Saved entries
=== Begin Enclosure ===

template <int n>
__device__ __forceinline__ double pick(const double (&x)[n], int idx)
{
    double r = 0.0;
#pragma unroll
    for (int i = 0; i < n; i++) r = i == idx ? x[i] : r;
    return r;
}
__device__ __forceinline__ int rr_partner(int m, int r, int i) { return i == m - 1 ? r : (i == r ? m - 1 : (2 * r - i + 2 * (m - 1)) % (m - 1)); }
template <int NB>
struct ProjWaveShared
{
    static constexpr int n = 3 * NB, m = (n + 1) & ~1, W = m, EPW = 64 / W;
    double M[EPW + 1][m * W];
    double2 CS[EPW + 1][m];
    double L[EPW + 1][m];
    double R[64 + W];
};
template <int NB>
__device__ __forceinline__ void project_cols_body(ProjWaveShared<NB>& S, int w, double* __restrict__ elemH, int n_elem, int n_pool, int compact, const uint32_t* __restrict__ list,
                                                  int n_list, double eps, int mirroring, const uint32_t* __restrict__ slot_of_src, float* __restrict__ vals,
                                                  int64_t* __restrict__ counters)
{
    constexpr int n = 3 * NB, nn = n * n, m = (n + 1) & ~1, W = m, EPW = 64 / W;
    const int lane = threadIdx.x & 63;
    const int g = lane / W, c = lane - g * W;
    if (w * EPW >= n_list) return;
    const int li = w * EPW + g;
    const bool elem_ok = g < EPW && li < n_list;
    const bool valid = elem_ok && c < n;
    const int e = elem_ok ? (int)list[li] : 0;
    const int pe = compact ? (elem_ok ? li : 0) : e;
    const size_t hs = (size_t)n_pool * 9;
    const int bb = c / 3, jj = c - 3 * bb;
    double* M = S.M[g];
    double a[n], v[n];
#pragma unroll
    for (int i = 0; i < n; i++) {
        const int ba = i / 3, ii = i - 3 * ba;
        a[i] = valid ? elemH[(size_t)(ba * NB + bb) * hs + (size_t)pe * 9 + ii * 3 + jj] : 0.0;
        v[i] = i == c ? 1.0 : 0.0;
    }
    auto group_sum = [&](double x) {
        S.R[lane] = x;
        double sum = 0.0;
#pragma unroll
        for (int k = 0; k < W; k++) sum += S.R[g * W + k];
        return sum;
    };
    double fro = 0.0;
#pragma unroll
    for (int i = 0; i < n; i++) fro += a[i] * a[i];
    fro = group_sum(fro);
    bool active = elem_ok;
    auto rsqrt_nr = [](double x) {
        double y = __builtin_amdgcn_rsq(x);
        y = y * (1.5 - 0.5 * x * y * y);
        return y * (1.5 - 0.5 * x * y * y);
    };
    auto rcp_nr = [](double x) {
        const double y = __builtin_amdgcn_rcp(x);
        return fma(y, fma(-x, y, 1.0), y);
    };
    auto shfl64 = [](double x, int addr) {
        const int lo = __builtin_amdgcn_ds_bpermute(addr, __double2loint(x)), hi = __builtin_amdgcn_ds_bpermute(addr, __double2hiint(x));
        return __hiloint2double(hi, lo);
    };
    for (int sweep = 0; sweep < 30; sweep++) {
// ... 71 lines not shown
#pragma unroll 1
    for (int i = 0; i < n; i++) {
        double acc = 0.0;
#pragma unroll
        for (int k = 0; k < n; k++) acc = fma(M[i * W + k] * wc[k], S.L[g][k], acc);
        const int ba = i / 3, ii = i - 3 * ba;
        const size_t blk = (size_t)(ba * NB + bb) * n_elem + e;
        double* dst = elemH + (size_t)(ba * NB + bb) * hs + (size_t)pe * 9 + ii * 3 + jj;
        if (vals) {
            const uint32_t slot = slot_of_src[blk];
            if (slot != NO_SRC) atomicAdd(&vals[tile_val_index(slot, ii * 3 + jj)], (float)(acc - *dst));
        }
        *dst = acc;
    }
}

template <int NB>
struct ProjTiShared
{
    static constexpr int n = 3 * (NB - 1), m = (n + 1) & ~1, W = m, EPW = 64 / W;
    double M[EPW + 1][m * W];
    double P[EPW + 1][m * W];
    double2 CS[EPW + 1][m];
    double L[EPW + 1][m];
    double R[64 + W];
};
__device__ __forceinline__ double helmert(int i, int k)
{
    const double s = rsqrt((double)((k + 1) * (k + 2)));
    return i <= k ? s : (i == k + 1 ? -(double)(k + 1) * s : 0.0);
}
template <int NB>
__device__ __forceinline__ void project_ti_body(ProjTiShared<NB>& S, int w, double* __restrict__ elemH, int n_elem, int n_pool, int compact, const uint32_t* __restrict__ list, int n_list,
                                                double eps, int mirroring, const uint32_t* __restrict__ slot_of_src, float* __restrict__ vals, int64_t* __restrict__ counters)
{
    constexpr int n = 3 * (NB - 1), m = (n + 1) & ~1, W = m, EPW = 64 / W;
    const int lane = threadIdx.x & 63;
    const int g = lane / W, c = lane - g * W;
    if (w * EPW >= n_list) return;
    const int li = w * EPW + g;
    const bool elem_ok = g < EPW && li < n_list;
    const bool valid = elem_ok && c < n;
    const int e = elem_ok ? (int)list[li] : 0;
    const int pe = compact ? (elem_ok ? li : 0) : e;
    const size_t hs = (size_t)n_pool * 9;
    double* M = S.M[g];
    double* Pm = S.P[g];
    double a[n], v[n];
    {
        const int ap = valid ? c / 3 : 0, cc = valid ? c - 3 * (c / 3) : 0;
        double qa[NB];
#pragma unroll
        for (int i = 0; i < NB; i++) qa[i] = helmert(i, ap);
        double T[NB][3];
#pragma unroll
        for (int i = 0; i < NB; i++)
#pragma unroll
            for (int ci = 0; ci < 3; ci++) {
                double t = 0.0;
#pragma unroll
                for (int b = 0; b < NB; b++) t += qa[b] * (valid ? elemH[(size_t)(i * NB + b) * hs + (size_t)pe * 9 + ci * 3 + cc] : 0.0);
                T[i][ci] = t;
            }
#pragma unroll
        for (int ip = 0; ip < NB - 1; ip++)
#pragma unroll
            for (int ci = 0; ci < 3; ci++) {
                double t = 0.0;
#pragma unroll
                for (int i = 0; i < NB; i++) t += helmert(i, ip) * T[i][ci];
                a[ip * 3 + ci] = t;
            }
#pragma unroll
        for (int i = 0; i < n; i++) v[i] = i == c ? 1.0 : 0.0;
    }
    auto group_sum = [&](double x) {
        S.R[lane] = x;
        double sum = 0.0;
#pragma unroll
        for (int k = 0; k < W; k++) sum += S.R[g * W + k];
// ... 96 lines not shown
    for (int pass = 0; pass < 2; pass++) {
        const int oc = pass == 0 ? c : n + c;
        if (pass == 0 ? c >= n : c >= 3) continue;
        const int ao = oc / 3, cc = oc - 3 * ao;
        double U[NB - 1][3];
#pragma unroll
        for (int ip = 0; ip < NB - 1; ip++)
#pragma unroll
            for (int ci = 0; ci < 3; ci++) {
                double t = 0.0;
#pragma unroll
                for (int bp = 0; bp < NB - 1; bp++) t += helmert(ao, bp) * Pm[(ip * 3 + ci) * W + (bp * 3 + cc)];
                U[ip][ci] = t;
            }
#pragma unroll 1
        for (int i = 0; i < NB; i++) {
#pragma unroll
            for (int ci = 0; ci < 3; ci++) {
                const int orow = i * 3 + ci;
                if (orow < oc) continue;
                double acc = ci == cc ? null_val / (double)NB : 0.0;
#pragma unroll
                for (int ip = 0; ip < NB - 1; ip++) acc += helmert(i, ip) * U[ip][ci];
#pragma unroll
                for (int side = 0; side < 2; side++) {
                    if (side == 1 && orow == oc) break;
                    const int bi = side == 0 ? i : ao, bj = side == 0 ? ao : i, ii = side == 0 ? ci : cc, jj = side == 0 ? cc : ci;
                    double* dst = elemH + (size_t)(bi * NB + bj) * hs + (size_t)pe * 9 + ii * 3 + jj;
                    if (vals) {
                        const uint32_t slot = slot_of_src[(size_t)(bi * NB + bj) * n_elem + e];
                        if (slot != NO_SRC) atomicAdd(&vals[tile_val_index(slot, ii * 3 + jj)], (float)(acc - *dst));
                    }
                    *dst = acc;
                }
            }
        }
    }
}
template <int NB>
__global__ __launch_bounds__(64) void k_project_eig_ti(double* __restrict__ elemH, int n_elem, int n_pool, int compact, const uint32_t* __restrict__ list, int n_list, double eps,
                                                       int mirroring, const uint32_t* __restrict__ slot_of_src, float* __restrict__ vals, int64_t* __restrict__ counters)
{
    __shared__ ProjTiShared<NB> S;
    project_ti_body<NB>(S, blockIdx.x, elemH, n_elem, n_pool, compact, list, n_list, eps, mirroring, slot_of_src, vals, counters);
}
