extern "C" size_t mgpu_frontend_lds_bytes(int G, int nPilots, int nBits, int threads);
extern "C" size_t mgpu_spa_lds_bytes(int E, int N);
extern "C" size_t mgpu_gbf_lds_bytes(int N);
extern "C" size_t mgpu_spa_fast_lds_bytes(int Sg, int N);
extern "C" size_t mgpu_txgen_lds_bytes(int G);

extern "C" __global__ void mgpu_frontend_kernel(MgpuDev, const double*, int, float*, float*, float*, double*, MgpuTapsDev);
extern "C" __global__ void mgpu_frontend_kernel_t1024(MgpuDev, const double*, int, float*, float*, float*, double*, MgpuTapsDev);
extern "C" __global__ void mgpu_mfsk_frontend_kernel_m32(MgpuDev, const double*, int, int, float*, float*, float*, MgpuTapsDev);
extern "C" __global__ void mgpu_mfsk_frontend_kernel_m16x2(MgpuDev, const double*, int, int, float*, float*, float*, MgpuTapsDev);
extern "C" int mgpu_mfsk_syms_per_block();
extern "C" __global__ void mgpu_slot_energy_kernel(const double*, int, int, int, const double*, double*);
extern "C" __global__ void mgpu_mfsk_sync_kernel(const double*, int, int, MgpuMfskSync, const int*, int*);
extern "C" __global__ void mgpu_zf_snr_kernel(MgpuDev, const uint8_t*, const double*, int, MgpuStatsDev*, double*);
extern "C" size_t mgpu_zfsnr_lds_bytes(int nData);
extern "C" __global__ void mgpu_p2b_kernel(const double*, int, const double*, const int*, int, int, int, const double*, int, double, double, double*, const int*, const double*, const int*, int);
extern "C" __global__ void mgpu_p2b_slide_d1_kernel(const double*, int, const double*, const int*, int, int, const double*, double, double, double*, const int*, const double*, const int*, int);
extern "C" __global__ void mgpu_p2b_slide_d4_kernel(const double*, int, const double*, const int*, int, int, const double*, double, double, double*, const int*, const double*, const int*, int);
extern "C" __global__ void mgpu_p2b_slide_d1_sincos_kernel(const double*, int, const double*, const int*, int, int, const double*, double, double, double*, const int*, const double*, const int*, int);
extern "C" __global__ void mgpu_p2b_slide_d4_sincos_kernel(const double*, int, const double*, const int*, int, int, const double*, double, double, double*, const int*, const double*, const int*, int);
struct MgpuKernelGeometry { int outputs_per_block, threads, lds_bytes; };
struct MgpuStreamGeometry { int step, ngi, nfft, pre, K, ring; };
extern "C" MgpuKernelGeometry mgpu_p2b_slide_geometry(int decim);
extern "C" __global__ void mgpu_tsync_metric_kernel(const double*, int, const int*, const int*, const int*, int, int, int, int, int, double*);
extern "C" __global__ void mgpu_tsync_metric_dense_kernel(const double*, int, const int*, const int*, const int*, int, int, int, int, int, double*);
extern "C" int mgpu_tsync_coarse_threads();
extern "C" __global__ void mgpu_tsync_metric_stream_kernel(const double*, int, const int*, const int*, const int*, int, double*, int, int, int);
extern "C" MgpuStreamGeometry mgpu_tsync_stream_geometry();
extern "C" __global__ void mgpu_tsync_metric_fine_kernel_r4(const double*, int, const int*, const int*, const int*, int, int, int, int, double*);
extern "C" __global__ void mgpu_tsync_metric_fine_kernel_r8(const double*, int, const int*, const int*, const int*, int, int, int, int, double*);
extern "C" MgpuKernelGeometry mgpu_tsync_fine_geometry(int R);
// ... 58 lines not shown
    using DevBuf::DevBuf;
    operator T*() const { return static_cast<T*>(p); }
};
template <typename H, hipError_t (*Destroy)(H)> struct Handle {
    H h = nullptr;
    Handle() = default;
    Handle(Handle&& o) noexcept { std::swap(h, o.h); }
    Handle& operator=(Handle&& o) noexcept { std::swap(h, o.h); return *this; }
    ~Handle() { if (h) (void)Destroy(h); }
    operator H() const { return h; }
};
using Stream = Handle<hipStream_t, hipStreamDestroy>;
using Event = Handle<hipEvent_t, hipEventDestroy>;
using GraphExec = Handle<hipGraphExec_t, hipGraphExecDestroy>;
using PinnedBuf = Handle<void*, hipHostFree>;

=== End Enclosure ===

▸ **Required action**: When the string "shown" appears in a line of the records above, that line is to be copied.

▸ **Response area**:
// ... 71 lines not shown
// ... 96 lines not shown
// ... 58 lines not shown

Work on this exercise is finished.